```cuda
template <int TA, int TB>
__device__ __forceinline__ void wgmma_m64n64k16_ss(float (&d)[32], uint64_t adesc, uint64_t bdesc) {
  asm volatile(
      "wgmma.mma_async.sync.aligned.m64n64k16.f32.bf16.bf16 {"
      "%0, %1, %2, %3, %4, %5, %6, %7, %8, %9, %10, %11, %12, %13, %14, %15, "
      "%16, %17, %18, %19, %20, %21, %22, %23, %24, %25, %26, %27, %28, %29, %30, %31"
      "}, %32, %33, 1, 1, 1, %34, %35;"
      : "+f"(d[0]), "+f"(d[1]), "+f"(d[2]), "+f"(d[3]), "+f"(d[4]), "+f"(d[5]), "+f"(d[6]), "+f"(d[7]),
        "+f"(d[8]), "+f"(d[9]), "+f"(d[10]), "+f"(d[11]), "+f"(d[12]), "+f"(d[13]), "+f"(d[14]), "+f"(d[15]),
        "+f"(d[16]), "+f"(d[17]), "+f"(d[18]), "+f"(d[19]), "+f"(d[20]), "+f"(d[21]), "+f"(d[22]), "+f"(d[23]),
        "+f"(d[24]), "+f"(d[25]), "+f"(d[26]), "+f"(d[27]), "+f"(d[28]), "+f"(d[29]), "+f"(d[30]), "+f"(d[31])
      : "l"(adesc), "l"(bdesc), "n"(TA), "n"(TB));
}
template <int TB>
__device__ __forceinline__ void wgmma_m64n64k16_rs(float (&d)[32], const uint32_t (&a)[4], uint64_t bdesc) {
  asm volatile(
      "wgmma.mma_async.sync.aligned.m64n64k16.f32.bf16.bf16 {"
      "%0, %1, %2, %3, %4, %5, %6, %7, %8, %9, %10, %11, %12, %13, %14, %15, "
      "%16, %17, %18, %19, %20, %21, %22, %23, %24, %25, %26, %27, %28, %29, %30, %31"
      "}, {%32, %33, %34, %35}, %36, 1, 1, 1, %37;"
      : "+f"(d[0]), "+f"(d[1]), "+f"(d[2]), "+f"(d[3]), "+f"(d[4]), "+f"(d[5]), "+f"(d[6]), "+f"(d[7]),
        "+f"(d[8]), "+f"(d[9]), "+f"(d[10]), "+f"(d[11]), "+f"(d[12]), "+f"(d[13]), "+f"(d[14]), "+f"(d[15]),
        "+f"(d[16]), "+f"(d[17]), "+f"(d[18]), "+f"(d[19]), "+f"(d[20]), "+f"(d[21]), "+f"(d[22]), "+f"(d[23]),
        "+f"(d[24]), "+f"(d[25]), "+f"(d[26]), "+f"(d[27]), "+f"(d[28]), "+f"(d[29]), "+f"(d[30]), "+f"(d[31])
      : "r"(a[0]), "r"(a[1]), "r"(a[2]), "r"(a[3]), "l"(bdesc), "n"(TB));
}

template <uint32_t N>
__device__ __forceinline__ void setmaxnreg_dec() {
  asm volatile("setmaxnreg.dec.sync.aligned.u32 %0;" ::"n"(N));
}
template <uint32_t N>
__device__ __forceinline__ void setmaxnreg_inc() {
  asm volatile("setmaxnreg.inc.sync.aligned.u32 %0;" ::"n"(N));
}
__device__ __forceinline__ void named_bar_sync(uint32_t id, uint32_t threads) {
// ... 130 lines not shown
```

### xpretrain_b200/csrc/vip_attention.cu

```cuda
#include "../../include/xpretrain_b200.h"
#include "common.h"
#include "attn_wgmma.cuh"
#include "vip_attention.h"

namespace xp {

constexpr int SROWS = 256;
constexpr int GROW = 248;
constexpr int MAT_BYTES = SROWS * 128;
constexpr int TILE_BYTES = 64 * 128;
constexpr int ATT_THREADS = 256;

__device__ __forceinline__ bool row_valid(int r, const AttnDims& d) { return r < d.L || (r >= GROW && r < GROW + d.M); }
__device__ __forceinline__ bool row_global(int r) { return r >= GROW; }
__device__ __forceinline__ int row_seq(int r, const AttnDims& d) { return r >= GROW ? r - GROW : d.M + r; }
__device__ __forceinline__ bool tile_live(int k, const AttnDims& d) { return k == 3 || 64 * k < d.L; }

template <int NMAT>
__device__ __forceinline__ void stage_rows(uint8_t* sm, uint64_t* bar, const CUtensorMap* const (&mapL)[NMAT],
                                           const CUtensorMap* const (&mapM)[NMAT], const int (&col)[NMAT], const AttnDims& d,
                                           int b, int t) {
  if (threadIdx.x == 0) {
    mbar_init(bar, 1);
    fence_barrier_init();
// ... 79 lines not shown
}

__global__ void __launch_bounds__(64)
vip_attn_fwd_combine_kernel(const float* __restrict__ part, __nv_bfloat16* __restrict__ out, float* __restrict__ lse,
                            const AttnDims d) {
  const int h = blockIdx.x, b = blockIdx.y, c = threadIdx.x;
  for (int m = 0; m < d.M; ++m) {
    const float* p0 = part + ((static_cast<long long>(b) * d.H + h) * d.T * d.M + m) * 66;
    float mx = -INFINITY;
    for (int t = 0; t < d.T; ++t) mx = fmaxf(mx, p0[static_cast<long long>(t) * d.M * 66]);
    float l = 0.f, acc = 0.f;
    for (int t = 0; t < d.T; ++t) {
      const float* p = p0 + static_cast<long long>(t) * d.M * 66;
      const float w = __expf(p[0] - mx);
      l += p[1] * w;
      acc += p[2 + c] * w;
    }
    out[(static_cast<long long>(b) * d.S + m) * d.ld_o + h * HD + c] = __float2bfloat16(acc / l);
    if (c == 0) lse[(static_cast<long long>(b) * d.H + h) * d.S + m] = mx + logf(l);
  }
}


__global__ void __launch_bounds__(ATT_THREADS, 1)
vip_attn_bwd_kernel(const __grid_constant__ CUtensorMap tmL, const __grid_constant__ CUtensorMap tmM,
                    const __grid_constant__ CUtensorMap tdL, const __grid_constant__ CUtensorMap tdM,
                    const __nv_bfloat16* __restrict__ out, const __nv_bfloat16* __restrict__ dout, const float* __restrict__ lse,
                    __nv_bfloat16* __restrict__ dqkv, float* __restrict__ gpart, const AttnDims d, float q_scale) {
  extern __shared__ uint8_t smem_raw[];
  uint8_t* sm = smem_raw + (((smem_u32(smem_raw) + 1023u) & ~1023u) - smem_u32(smem_raw));
  float* s_lse = reinterpret_cast<float*>(sm + 4 * MAT_BYTES);
  float* s_delta = s_lse + SROWS;
  uint64_t* bar = reinterpret_cast<uint64_t*>(s_delta + SROWS);
  const int t = blockIdx.x, h = blockIdx.y, b = blockIdx.z;
  {
    const CUtensorMap* const mL[4] = {&tmL, &tmL, &tmL, &tdL};
    const CUtensorMap* const mM[4] = {&tmM, &tmM, &tmM, &tdM};
    const int col[4] = {h * HD, d.C + h * HD, 2 * d.C + h * HD, h * HD};
    stage_rows<4>(sm, bar, mL, mM, col, d, b, t);
  }
  for (int base = 0; base < SROWS; base += ATT_THREADS / 8) {
    const int row = base + (threadIdx.x >> 3), chunk = threadIdx.x & 7;
    float dot = 0.f;
    const bool valid = row_valid(row, d);
    long long tr = 0;
    if (valid) {
      tr = token_row(d, b, t, row_seq(row, d));
      const long long off = tr * d.ld_o + h * HD + chunk * 8;
      const uint4 g = *reinterpret_cast<const uint4*>(dout + off);
      const uint4 o = *reinterpret_cast<const uint4*>(out + off);
      const uint32_t gw[4] = {g.x, g.y, g.z, g.w}, ow[4] = {o.x, o.y, o.z, o.w};
#pragma unroll
      for (int i = 0; i < 4; ++i) dot += bf16_lo(gw[i]) * bf16_lo(ow[i]) + bf16_hi(gw[i]) * bf16_hi(ow[i]);
    }
    dot += __shfl_xor_sync(0xffffffffu, dot, 1);
    dot += __shfl_xor_sync(0xffffffffu, dot, 2);
    dot += __shfl_xor_sync(0xffffffffu, dot, 4);
    if (chunk == 0) {
      s_delta[row] = dot;
      s_lse[row] = valid ? lse[(static_cast<long long>(b) * d.H + h) * d.S + (tr - static_cast<long long>(b) * d.S)] * LOG2E
                         : INFINITY;
    }
  }
  __syncthreads();

  const uint32_t sQ = smem_u32(sm), sK = sQ + MAT_BYTES, sV = sK + MAT_BYTES, sdO = sV + MAT_BYTES;
  const int wg = threadIdx.x >> 7, wq = (threadIdx.x >> 5) & 3, lane = threadIdx.x & 31;
  const bool mask_gg = (t != 0);
  const auto pair_live = [&](int q, int key) {
    return row_valid(q, d) && row_valid(key, d) && !(mask_gg && row_global(q) && row_global(key));
  };
  float* gp = gpart + ((static_cast<long long>(b) * d.H + h) * d.T + t) * d.M * 3 * HD;

  for (int kt = wg; kt < 4; kt += 2) {
    if (!tile_live(kt, d)) continue;
    const int k_lo = kt * 64 + wq * 16 + (lane >> 2);
    float dk[32], dv[32];
#pragma unroll
    for (int i = 0; i < 32; ++i) dk[i] = dv[i] = 0.f;
#pragma unroll 1
    for (int qb = 0; qb < 4; ++qb) {
      if (!tile_live(qb, d)) continue;
      kv_step(sK + kt * TILE_BYTES, sV + kt * TILE_BYTES, sQ + qb * TILE_BYTES, sdO + qb * TILE_BYTES, s_lse + qb * 64,
              s_delta + qb * 64, dk, dv, [&](int q, int key) { return pair_live(qb * 64 + q, kt * 64 + key); });
    }
#pragma unroll
    for (int r = 0; r < 2; ++r) {
      const int key = k_lo + r * 8;
      if (!row_valid(key, d)) continue;
      if (!row_global(key)) {
        __nv_bfloat16* row = dqkv + token_row(d, b, t, row_seq(key, d)) * d.ld_qkv + h * HD + (lane & 3) * 2;
#pragma unroll
        for (int i = 0; i < 8; ++i) {
          *reinterpret_cast<uint32_t*>(row + d.C + i * 8) = pack_bf16(dk[4 * i + 2 * r], dk[4 * i + 2 * r + 1]);
          *reinterpret_cast<uint32_t*>(row + 2 * d.C + i * 8) = pack_bf16(dv[4 * i + 2 * r], dv[4 * i + 2 * r + 1]);
        }
      } else {
        float* g = gp + static_cast<long long>(key - GROW) * 3 * HD + (lane & 3) * 2;
#pragma unroll
        for (int i = 0; i < 8; ++i) {
          g[HD + i * 8] = dk[4 * i + 2 * r]; g[HD + i * 8 + 1] = dk[4 * i + 2 * r + 1];
          g[2 * HD + i * 8] = dv[4 * i + 2 * r]; g[2 * HD + i * 8 + 1] = dv[4 * i + 2 * r + 1];
        }
      }
    }
  }

  for (int qt = wg; qt < 4; qt += 2) {
    if (!tile_live(qt, d)) continue;
    const int q_lo = qt * 64 + wq * 16 + (lane >> 2);
    const float lse_r[2] = {s_lse[q_lo], s_lse[q_lo + 8]}, del_r[2] = {s_delta[q_lo], s_delta[q_lo + 8]};
    float dq[32];
#pragma unroll
    for (int i = 0; i < 32; ++i) dq[i] = 0.f;
#pragma unroll 1
    for (int kb = 0; kb < 4; ++kb) {
      if (!tile_live(kb, d)) continue;
      q_step(sQ + qt * TILE_BYTES, sdO + qt * TILE_BYTES, sK + kb * TILE_BYTES, sV + kb * TILE_BYTES, lse_r, del_r, dq,
             [&](int q, int key) { return pair_live(qt * 64 + q, kb * 64 + key); });
    }
#pragma unroll
    for (int r = 0; r < 2; ++r) {
      const int q = q_lo + r * 8;
      if (!row_valid(q, d)) continue;
      if (!row_global(q)) {
        __nv_bfloat16* row = dqkv + token_row(d, b, t, row_seq(q, d)) * d.ld_qkv + h * HD + (lane & 3) * 2;
#pragma unroll
        for (int i = 0; i < 8; ++i)
          *reinterpret_cast<uint32_t*>(row + i * 8) = pack_bf16(dq[4 * i + 2 * r] * q_scale, dq[4 * i + 2 * r + 1] * q_scale);
      } else {
        float* g = gp + static_cast<long long>(q - GROW) * 3 * HD + (lane & 3) * 2;
#pragma unroll
        for (int i = 0; i < 8; ++i) {
          g[i * 8] = dq[4 * i + 2 * r];
          g[i * 8 + 1] = dq[4 * i + 2 * r + 1];
        }
      }
    }
  }
}

__global__ void __launch_bounds__(192)
vip_attn_bwd_combine_kernel(const float* __restrict__ gpart, __nv_bfloat16* __restrict__ dqkv, const AttnDims d,
                            float q_scale) {
  const int h = blockIdx.x, b = blockIdx.y;
  const int which = threadIdx.x / HD, c = threadIdx.x % HD;
  for (int m = 0; m < d.M; ++m) {
    float acc = 0.f;
    for (int t = 0; t < d.T; ++t)
      acc += gpart[((((static_cast<long long>(b) * d.H + h) * d.T + t) * d.M + m) * 3 + which) * HD + c];
    if (which == 0) acc *= q_scale;
    dqkv[(static_cast<long long>(b) * d.S + m) * d.ld_qkv + static_cast<long long>(which) * d.C + h * HD + c] =
        __float2bfloat16(acc);
  }
}


static int make_dims(AttnDims& d, int B, int H, int T, int L, int M, int C) {
  if (C != H * HD) return fail("vip_attention: head_dim must be 64 (C == 64*H)");
  if (L < 1) return fail("vip_attention: L must be >= 1");
  if (M < 1 || M > 8) return fail("vip_attention: 1 <= M <= 8 global tokens");
  d.B = B; d.H = H; d.T = T; d.L = L; d.M = M;
  d.S = static_cast<long long>(M) + static_cast<long long>(T) * L;
  d.C = C;
  d.ld_qkv = 3LL * C;
  d.ld_o = C;
  return 0;
}

static int make_row_maps(CUtensorMap* mL, CUtensorMap* mM, const void* base, long long width, const AttnDims& d) {
  const uint64_t rows = static_cast<uint64_t>(d.B) * static_cast<uint64_t>(d.S);
  if (make_tmap_bf16_2d(mL, base, width, rows, width, HD, d.L)) return -1;
  return make_tmap_bf16_2d(mM, base, width, rows, width, HD, d.M);
}

constexpr int FWD_SMEM = 3 * MAT_BYTES + 1024 + 64;
constexpr int BWD_SMEM = 4 * MAT_BYTES + 2 * SROWS * 4 + 1024 + 64;

}

using namespace xp;

extern "C" int64_t xp_vip_attention_workspace_bytes(int32_t B, int32_t H, int32_t T, int32_t M) {
  return static_cast<int64_t>(B) * H * T * M * 3 * HD * sizeof(float);
}

extern "C" int xp_vip_attention_fwd(const void* qkv, void* out, float* lse, float* workspace, int32_t B, int32_t H,
                                    int32_t T, int32_t L, int32_t M, int32_t C, void* stream) {
  XP_ENTER(qkv);
  AttnDims d;
  if (make_dims(d, B, H, T, L, M, C)) return -1;
  cudaStream_t st = static_cast<cudaStream_t>(stream);
  if (M + L > VIP_STAGED_MAX_ROWS) {
    if (vip_long_attn_fwd(d, qkv, out, lse, workspace, st)) return -1;
  } else {
    CUtensorMap mL, mM;
    if (make_row_maps(&mL, &mM, qkv, 3LL * C, d)) return -1;
    if (smem_limit<vip_attn_fwd_kernel>(FWD_SMEM)) return -1;
    vip_attn_fwd_kernel<<<dim3(T, H, B), ATT_THREADS, FWD_SMEM, st>>>(mL, mM, static_cast<__nv_bfloat16*>(out), lse, workspace, d);
    XP_CHECK_LAUNCH("vip_attn_fwd_kernel");
  }
  vip_attn_fwd_combine_kernel<<<dim3(H, B), 64, 0, st>>>(workspace, static_cast<__nv_bfloat16*>(out), lse, d);
  XP_CHECK_LAUNCH("vip_attn_fwd_combine_kernel");
  return 0;
}
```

::::

> **Instructions to follow**
The lines above that hold the string "AttnDims" are to be located and copied.

> **Finished task**
__device__ __forceinline__ bool row_valid(int r, const AttnDims& d) { return r < d.L || (r >= GROW && r < GROW + d.M); }
__device__ __forceinline__ int row_seq(int r, const AttnDims& d) { return r >= GROW ? r - GROW : d.M + r; }
__device__ __forceinline__ bool tile_live(int k, const AttnDims& d) { return k == 3 || 64 * k < d.L; }
                                           const CUtensorMap* const (&mapM)[NMAT], const int (&col)[NMAT], const AttnDims& d,
                            const AttnDims d) {
                    __nv_bfloat16* __restrict__ dqkv, float* __restrict__ gpart, const AttnDims d, float q_scale) {
vip_attn_bwd_combine_kernel(const float* __restrict__ gpart, __nv_bfloat16* __restrict__ dqkv, const AttnDims d,
static int make_dims(AttnDims& d, int B, int H, int T, int L, int M, int C) {
static int make_row_maps(CUtensorMap* mL, CUtensorMap* mM, const void* base, long long width, const AttnDims& d) {
  AttnDims d;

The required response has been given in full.